#### [SOURCE DATA]
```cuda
template <int PREC>
__device__ __forceinline__ void to_operand(float e0, float e1, uint32_t &hi, uint32_t &lo) {
    if (PREC == 2) hi = tc::pack2_f16(e0, e1);
    else tc::split_pack2(e0, e1, hi, lo);
}

template <int PREC>
__device__ __forceinline__ void gather_rows(const uint4 *__restrict__ vi, const float *__restrict__ bary, const float *__restrict__ fshadow, uint64_t row0,
                                            uint64_t total_rows, uint32_t t, uint32_t (&xh)[16], uint32_t (&xl)[16]) {
#pragma unroll
    for (int rr = 0; rr < 2; ++rr) {
        const uint64_t row = row0 + 8u * rr;
        uint4 v = make_uint4(TN_EMPTY, TN_EMPTY, TN_EMPTY, TN_EMPTY);
        float b0 = 0.f, b1 = 0.f, b2 = 0.f;
        if (row < total_rows) {
            v = __ldg(vi + row);
            b0 = __ldg(bary + 3 * row); b1 = __ldg(bary + 3 * row + 1); b2 = __ldg(bary + 3 * row + 2);
        }
        const bool m = v.x != TN_EMPTY;
        const float w0 = __fsub_rn(1.0f, __fadd_rn(__fadd_rn(b0, b1), b2));
        const float *f0 = fshadow + (size_t)v.x * 64 + 2 * t, *f1 = fshadow + (size_t)v.y * 64 + 2 * t;
        const float *f2 = fshadow + (size_t)v.z * 64 + 2 * t, *f3 = fshadow + (size_t)v.w * 64 + 2 * t;
#pragma unroll
        for (int c = 0; c < 8; ++c) {
            float2 o = make_float2(0.f, 0.f);
            if (m) {
                const float2 a0 = ldg_stream2(f0 + 8 * c), a1 = ldg_stream2(f1 + 8 * c), a2 = ldg_stream2(f2 + 8 * c), a3 = ldg_stream2(f3 + 8 * c);
                o.x = __fmaf_rn(b0, a1.x, 0.f); o.y = __fmaf_rn(b0, a1.y, 0.f);
                o.x = __fmaf_rn(b1, a2.x, o.x); o.y = __fmaf_rn(b1, a2.y, o.y);
                o.x = __fmaf_rn(b2, a3.x, o.x); o.y = __fmaf_rn(b2, a3.y, o.y);
                o.x = __fmaf_rn(w0, a0.x, o.x); o.y = __fmaf_rn(w0, a0.y, o.y);
            }
            const int i = 4 * (c >> 1) + 2 * (c & 1) + rr;
            to_operand<PREC>(o.x, o.y, xh[i], xl[i]);
        }
    }
}

template <int PREC, int KSTEPS>
__device__ __forceinline__ void layer_mma(float (&d)[64], const uint32_t (&ah)[4 * KSTEPS], const uint32_t (&al)[4 * KSTEPS], uint32_t w) {
    using namespace tc;
    wgmma_fence();
#pragma unroll
    for (int kk = 0; kk < KSTEPS; ++kk) {
        const uint32_t wb = w + (uint32_t)(kk >> 2) * 32768u + (uint32_t)(kk & 3) * 32u;
        const uint32_t a[4] = {ah[4 * kk], ah[4 * kk + 1], ah[4 * kk + 2], ah[4 * kk + 3]};
        if (PREC == 2) {
            wgmma_rs_f16_n128<0>(d, a, make_desc(wb), kk > 0 ? 1u : 0u);
            wgmma_rs_f16_n128<0>(d, a, make_desc(wb + 16384u), 1u);
        } else {
            const uint32_t b[4] = {al[4 * kk], al[4 * kk + 1], al[4 * kk + 2], al[4 * kk + 3]};
            wgmma_rs_bf16_n128<0>(d, a, make_desc(wb), kk > 0 ? 1u : 0u);
            wgmma_rs_bf16_n128<0>(d, b, make_desc(wb), 1u);
            wgmma_rs_bf16_n128<0>(d, a, make_desc(wb + 16384u), 1u);
        }
    }
    wgmma_commit();
    wgmma_wait0();
    reg_fence(d);
}

template <bool FINE, int PREC>
__global__ void __launch_bounds__(MLP_THREADS, 1) k_mlp(const MlpParams p) {
    using namespace tc;
    extern __shared__ __align__(1024) uint8_t tn_mlp_smem[];
    uint8_t *smem = tn_mlp_smem;
    const float *head_s = reinterpret_cast<const float *>(smem + MLP_OFF_HEAD);
    uint64_t *w_bar = reinterpret_cast<uint64_t *>(smem + MLP_OFF_BARS);
    volatile uint32_t *slots = reinterpret_cast<volatile uint32_t *>(smem + MLP_OFF_BARS + 8);

    constexpr int L = FINE ? 4 : 3;
    constexpr uint32_t WBYTES = FINE ? MLP_W_BYTES : MLP_W_COARSE;
    const uint32_t wg = threadIdx.x >> 7, tid = threadIdx.x & 127u;
    const uint32_t warp = tid >> 5, lane = threadIdx.x & 31u, g = lane >> 2, t = lane & 3u;
    const uint32_t n_active = *p.n_active;
    const uint64_t total_rows = (uint64_t)n_active * p.S;
    const uint32_t ntiles = (uint32_t)((total_rows + MLP_TILE - 1) / MLP_TILE);
    if (blockIdx.x * MLP_WGS >= ntiles) return;

    if (threadIdx.x == 0) {
        mbar_init(w_bar, 1);
        fence_barrier_init();
    }
    for (uint32_t i = threadIdx.x; i < 516; i += MLP_THREADS) const_cast<float *>(head_s)[i] = p.head[i];
    if (tid == 0) {
        const uint32_t first = blockIdx.x * MLP_WGS + wg;
        slots[2 * wg] = first < ntiles ? first : MLP_NO_TILE;
    }
    __syncthreads();
    if (threadIdx.x == 0) {
        mbar_arrive_expect_tx(w_bar, WBYTES);
        for (uint32_t off = 0; off < WBYTES; off += 16384) tma_bulk_g2s(smem + off, p.wimg + off, 16384, w_bar);
    }
    const uint32_t wsm = smem_u32(smem);
    const float *wd = head_s, *wc = head_s + 128;
    bool weights_ready = false;

#pragma unroll 1
    for (uint32_t n = 0;; ++n) {
        wg_sync(wg);
        const uint32_t tile = slots[2 * wg + (n & 1u)];
        if (tile == MLP_NO_TILE) break;
        if (tid == 0) {
            const uint32_t nx = gridDim.x * MLP_WGS + atomicAdd(p.tile_ctr, 1u);
            slots[2 * wg + ((n + 1u) & 1u)] = nx < ntiles ? nx : MLP_NO_TILE;
        }
        const uint64_t row0 = (uint64_t)tile * MLP_TILE + warp * 16u + g, row1 = row0 + 8u;

        uint32_t ah[32], al[32];
        {
            uint32_t xh[16], xl[16];
            gather_rows<PREC>(p.vi, p.bary, p.fshadow, row0, total_rows, t, xh, xl);
            if (!weights_ready) { mbar_wait(w_bar, 0); weights_ready = true; }
            float d[64];
            layer_mma<PREC, 4>(d, xh, xl, wsm + mlp_off_layer(0));
#pragma unroll
            for (int j = 0; j < 16; ++j) {
                const float2 b = __ldg(reinterpret_cast<const float2 *>(p.bias + 8 * j + 2 * t));
                const int i = 4 * (j >> 1) + 2 * (j & 1);
                to_operand<PREC>(fmaxf(d[4 * j] + b.x, 0.f), fmaxf(d[4 * j + 1] + b.y, 0.f), ah[i], al[i]);
                to_operand<PREC>(fmaxf(d[4 * j + 2] + b.x, 0.f), fmaxf(d[4 * j + 3] + b.y, 0.f), ah[i + 1], al[i + 1]);
            }
        }
        float dens0 = 0.f, dens1 = 0.f;
#pragma unroll
        for (int l = 1; l < 3; ++l) {
            float d[64];
            layer_mma<PREC, 8>(d, ah, al, wsm + mlp_off_layer(l));
            const float *bias = p.bias + 128 * l;
#pragma unroll
            for (int j = 0; j < 16; ++j) {
                const int c = 8 * j + 2 * (int)t;
                const float2 b = __ldg(reinterpret_cast<const float2 *>(bias + c));
                const float x0 = fmaxf(d[4 * j] + b.x, 0.f), x1 = fmaxf(d[4 * j + 1] + b.y, 0.f);
                const float y0 = fmaxf(d[4 * j + 2] + b.x, 0.f), y1 = fmaxf(d[4 * j + 3] + b.y, 0.f);
                if (l == 2) {
                    dens0 = fmaf(x0, wd[c], dens0); dens0 = fmaf(x1, wd[c + 1], dens0);
                    dens1 = fmaf(y0, wd[c], dens1); dens1 = fmaf(y1, wd[c + 1], dens1);
                }
                if (l < L - 1) {
                    const int i = 4 * (j >> 1) + 2 * (j & 1);
                    to_operand<PREC>(x0, x1, ah[i], al[i]);
                    to_operand<PREC>(y0, y1, ah[i + 1], al[i + 1]);
                }
            }
        }
        float col0[3] = {0.f, 0.f, 0.f}, col1[3] = {0.f, 0.f, 0.f};
        if (FINE) {
            float d[64];
            layer_mma<PREC, 8>(d, ah, al, wsm + mlp_off_layer(3));
            const float *db0 = p.dirbias + (size_t)((uint32_t)min(row0, total_rows - 1) / p.S) * 128;
            const float *db1 = p.dirbias + (size_t)((uint32_t)min(row1, total_rows - 1) / p.S) * 128;
#pragma unroll
            for (int j = 0; j < 16; ++j) {
                const int c = 8 * j + 2 * (int)t;
                const float2 b0 = __ldg(reinterpret_cast<const float2 *>(db0 + c)), b1 = __ldg(reinterpret_cast<const float2 *>(db1 + c));
                const float x0 = fmaxf(d[4 * j] + b0.x, 0.f), x1 = fmaxf(d[4 * j + 1] + b0.y, 0.f);
                const float y0 = fmaxf(d[4 * j + 2] + b1.x, 0.f), y1 = fmaxf(d[4 * j + 3] + b1.y, 0.f);
#pragma unroll
                for (int ch = 0; ch < 3; ++ch) {
                    const float *w = wc + 128 * ch;
                    col0[ch] = fmaf(x1, w[c + 1], fmaf(x0, w[c], col0[ch]));
                    col1[ch] = fmaf(y1, w[c + 1], fmaf(y0, w[c], col1[ch]));
                }
            }
        }
#pragma unroll
        for (int s = 1; s <= 2; s <<= 1) {
            dens0 += __shfl_xor_sync(0xffffffffu, dens0, s);
            dens1 += __shfl_xor_sync(0xffffffffu, dens1, s);
            if (FINE) {
#pragma unroll
                for (int ch = 0; ch < 3; ++ch) {
                    col0[ch] += __shfl_xor_sync(0xffffffffu, col0[ch], s);
                    col1[ch] += __shfl_xor_sync(0xffffffffu, col1[ch], s);
                }
            }
        }
        if (t < 2) {
            const uint64_t row = t == 0 ? row0 : row1;
            const float dn = t == 0 ? dens0 : dens1;
            if (row < total_rows) {
                const float sigma = softplus_f(dn + head_s[512]);
                if (FINE) {
                    const float c0 = t == 0 ? col0[0] : col1[0], c1 = t == 0 ? col0[1] : col1[1], c2 = t == 0 ? col0[2] : col1[2];
                    reinterpret_cast<float4 *>(p.out)[row] =
                        make_float4(sigma, sigmoid_f(c0 + head_s[513]), sigmoid_f(c1 + head_s[514]), sigmoid_f(c2 + head_s[515]));
                } else {
                    p.out[row] = sigma;
                }
            }
        }
    }
    if (!weights_ready) mbar_wait(w_bar, 0);
}

}
```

#### [EXERCISE DETAILS]
Out of the material above, gather each line where "template" appears.

#### [SOLVED PROBLEM]
template <int PREC>
template <int PREC>
template <int PREC, int KSTEPS>
template <bool FINE, int PREC>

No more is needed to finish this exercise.